Por isso, mesmo que o guardador de rebanhos nunca tenha guardado rebanhos e a natureza descrita nunca tenha brotado da terra, não me choca dizer que, sim, são verdade. Pelo único motivo, de que nunca foram escritos para serem levados à letra, nem para serem um retrato perfeito. É suposto eu ler sobre flores e imaginar a relva e as árvores no quintal da minha avó e ler sobre o dia tempestuoso que lhe parece suscitar o fim do mundo e imaginar o barulho da chuva que me embalava quando adormecia no sofá e só acordava de manhã, na minha cama, e sabia que alguém me tinha levado carinhosamente. Só porque as palavras não são literais, só porque os momentos não são tão banais ou só porque o pequeno pormenor de só acontecerem quando estamos de olhos fechados, acordados ou a dormir, não é a diferença entre a mentira e a verdade.  

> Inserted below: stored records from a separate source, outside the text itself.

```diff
diff --git a/yolo-puncture_amd/csrc/scdown_fused.hip b/yolo-puncture_amd/csrc/scdown_fused.hip
--- a/yolo-puncture_amd/csrc/scdown_fused.hip
+++ b/yolo-puncture_amd/csrc/scdown_fused.hip
@@ -185,10 +185,11 @@
         for (int i = 0; i < 4; ++i) p.clk[((size_t)blockIdx.x * SD_NW + wave) * 4 + i] = clk[i];
 }
 
-const char* scdown_fused_kernel_name(const ScdParams& p) { return scdown_stream_valid(p) ? scdown_stream_kernel_name(p) : "scdown_fused_kernel"; }
-
-bool scdown_fused_valid(const ScdParams& p) {
-    if (scdown_stream_valid(p)) return true;
+const char* scdown_fused_kernel_name(const ScdParams& p) {
+    return scdown_band_valid(p) ? scdown_band_kernel_name(p) : scdown_stream_valid(p) ? scdown_stream_kernel_name(p) : "scdown_fused_kernel";
+}
+
+static bool scdown_chunked_valid(const ScdParams& p) {
     if (p.K != 128 || p.Kpad1 != 128 || (p.C & 63) || p.C > 256 || p.C < 64) return false;
     if ((p.x_stride & 7) || (p.x_coff & 7) || (p.y_stride & 3) || (p.y_coff & 3)) return false;
     if (p.x_bytes >= (1ull << 31) || p.y_bytes >= (1ull << 31)) return false;
@@ -199,8 +200,12 @@
     return true;
 }
 
+bool scdown_fused_valid(const ScdParams& p) { return scdown_band_valid(p) || scdown_stream_valid(p) || scdown_chunked_valid(p); }
+
 hipError_t launch_scdown_fused(const ScdParams& p, hipStream_t st) {
+    if (scdown_band_valid(p)) return launch_scdown_band(p, st);
     if (scdown_stream_valid(p)) return launch_scdown_stream(p, st);
+    if (!scdown_chunked_valid(p)) return hipErrorInvalidValue;
     const int tiles_h = (p.Ho + SD_TH - 1) / SD_TH, tiles_w = (p.Wo + SD_TW - 1) / SD_TW;
     const int num_tiles = p.B * tiles_h * tiles_w;
     int G = 256;
diff --git a/yolo-puncture_amd/engine.py b/yolo-puncture_amd/engine.py
--- a/yolo-puncture_amd/engine.py
+++ b/yolo-puncture_amd/engine.py
@@ -103,6 +103,10 @@
     lib.yp_debug_last_store_form.restype = C.c_int
     lib.yp_debug_max_workgroups.argtypes = [C.c_int]
     lib.yp_debug_max_workgroups.restype = C.c_int
+    lib.yp_debug_scd_bands.argtypes = [C.c_int]
+    lib.yp_debug_scd_bands.restype = C.c_int
+    lib.yp_debug_scdown.argtypes = [C.c_void_p] * 7 + [C.c_int] * 13 + [C.c_void_p]
+    lib.yp_debug_scdown.restype = C.c_int
     lib.yp_debug_conv_families.argtypes = [ip, ip, C.c_int]
     lib.yp_debug_conv_families.restype = C.c_int
     lib.yp_debug_ablation.argtypes = [C.c_int]
@@ -137,7 +141,7 @@
 EXPORTS = ["yp_last_error", "yp_create", "yp_destroy", "yp_weight_count", "yp_weight_info", "yp_set_weight",
            "yp_finalize", "yp_forward", "yp_proto", "yp_masks", "yp_id_mask_resized", "yp_plan", "yp_op_info", "yp_op_output", "yp_op_input", "yp_op_fusion",
            "yp_tensor_count", "yp_tensor_info", "yp_tensor_read", "yp_profile", "yp_set_graph", "yp_run_op",
-           "yp_tensor_write", "yp_op_kernel", "yp_set_autotune", "yp_tuning_export", "yp_tuning_import", "yp_set_nms", "yp_debug_force_conv_cfg", "yp_debug_op_cfg", "yp_debug_op_form", "yp_debug_last_store_form", "yp_debug_max_workgroups", "yp_debug_conv_families", "yp_debug_ablation", "yp_debug_head_clocks", "yp_debug_head_branch_clocks", "yp_debug_head_winners", "yp_debug_contour_clocks", "yp_debug_pwsp_clocks", "yp_debug_host_selftest", "yp_debug_graph_info", "yp_tuning_source", "yp_debug_head_positions", "yp_debug_marker", "yp_max_batch", "yp_debug_topk_anchors", "yp_debug_attention", "yp_debug_attention_form", "yp_set_attention_form", "yp_letterbox", "yp_letterbox_batch", "yp_masks_frames", "yp_masks_frames_input", "yp_mask_contours",
+           "yp_tensor_write", "yp_op_kernel", "yp_set_autotune", "yp_tuning_export", "yp_tuning_import", "yp_set_nms", "yp_debug_force_conv_cfg", "yp_debug_op_cfg", "yp_debug_op_form", "yp_debug_last_store_form", "yp_debug_max_workgroups", "yp_debug_scd_bands", "yp_debug_scdown", "yp_debug_conv_families", "yp_debug_ablation", "yp_debug_head_clocks", "yp_debug_head_branch_clocks", "yp_debug_head_winners", "yp_debug_contour_clocks", "yp_debug_pwsp_clocks", "yp_debug_host_selftest", "yp_debug_graph_info", "yp_tuning_source", "yp_debug_head_positions", "yp_debug_marker", "yp_max_batch", "yp_debug_topk_anchors", "yp_debug_attention", "yp_debug_attention_form", "yp_set_attention_form", "yp_letterbox", "yp_letterbox_batch", "yp_masks_frames", "yp_masks_frames_input", "yp_mask_contours",
            "yp_mask_contours_scaled", "yp_mask_contours_large_workspace", "yp_mask_contours_large", "yp_comm_unique_id", "yp_comm_create", "yp_allgather", "yp_comm_destroy",
            "yp_u2net_create", "yp_u2net_destroy", "yp_u2net_weight_count", "yp_u2net_weight_info", "yp_u2net_set_weight", "yp_u2net_finalize",
            "yp_u2net_forward", "yp_u2net_forward_crops", "yp_u2net_set_graph", "yp_u2net_tensor_count", "yp_u2net_tensor_info", "yp_u2net_tensor_read",
```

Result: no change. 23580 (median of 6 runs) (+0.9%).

Assim, hoje, o valor das coisas nunca me foi tão claro. O conto de fadas tem uma mensagem tão forte que me faz mudar toda a minha posição sobre o que é verdade e o que é mentira e o discurso aperaltado é apenas um conjunto de palavras caras que demonstra apenas o que queremos ouvir e não o que queremos dizer.  

Para terminar, queria apenas frisar que isto não é uma apologia do pensamento constante, pois de certa forma até concordo com Pessoa quando nos diz que "Pensar é não saber existir.". Não iria tão longe, contudo consigo compreender a ideia de que às vezes quanto mais pensamos mais matamos aquela beleza dos versos de que falava. Por isso, pensem apenas o suficiente para conseguirem ver para lá daquelas coisas materiais e daquelas preocupações passageiras e daquelas noções mal formadas sobre a verdade e a mentira. Mas acima de tudo, leiam poesia! 

                                                                                           Mafalda Maia, janeiro de 2023 


 

Ética para um jovem


Quando pensamos no nosso dia-a-dia enquanto pessoas percebemos que cada um tem a sua história de vida, os seus tormentos, as suas culpas e desculpas, as suas alegrias… Mas será justificação para praticar o que chamamos de “mal”? Serão os fins alguma vez importantes o suficiente para justificar os meios? 

Para mim, quase nada na vida era assustador, sempre fui uma criança destemida, sem receios, por exemplo, do escuro, insetos, seres extraterrestres… Ao longo dos anos a palavra “medo” foi-se alterando e os receios também, comecei a perceber o que me rodeava, do que maioritariamente os adultos falavam, o que viam nas notícias, cada uma mais assustadora do que a outra, cresci! Falavam de homicídios tremendamente violentos e assassinos que não mostravam qualquer tipo de arrependimento.  

Quando somos crianças contam-nos histórias de encantar em que existe basicamente o vilão e o herói. Nas histórias, o vilão era chamado de horrendo e com alma assombrada. Porém nas notícias não se ouve estes nomes, os vilões são caracterizados como pessoas, indivíduos, humanos! 

Ao refletir sobre o que eles faziam, as suas ações eram-me e são completamente inpensáveis mas, para eles, pareciam ter algum tipo de razão.  

Fernando Savater, no seu livro, faz com que os jovens percebam qual a verdadeira essência da ética, e em que consiste o que chamamos de bem ou mal, bonito ou feio e como estes conceitos sem qualquer dúvida se alteram dependendo das pessoas e mediante as suas experiências.  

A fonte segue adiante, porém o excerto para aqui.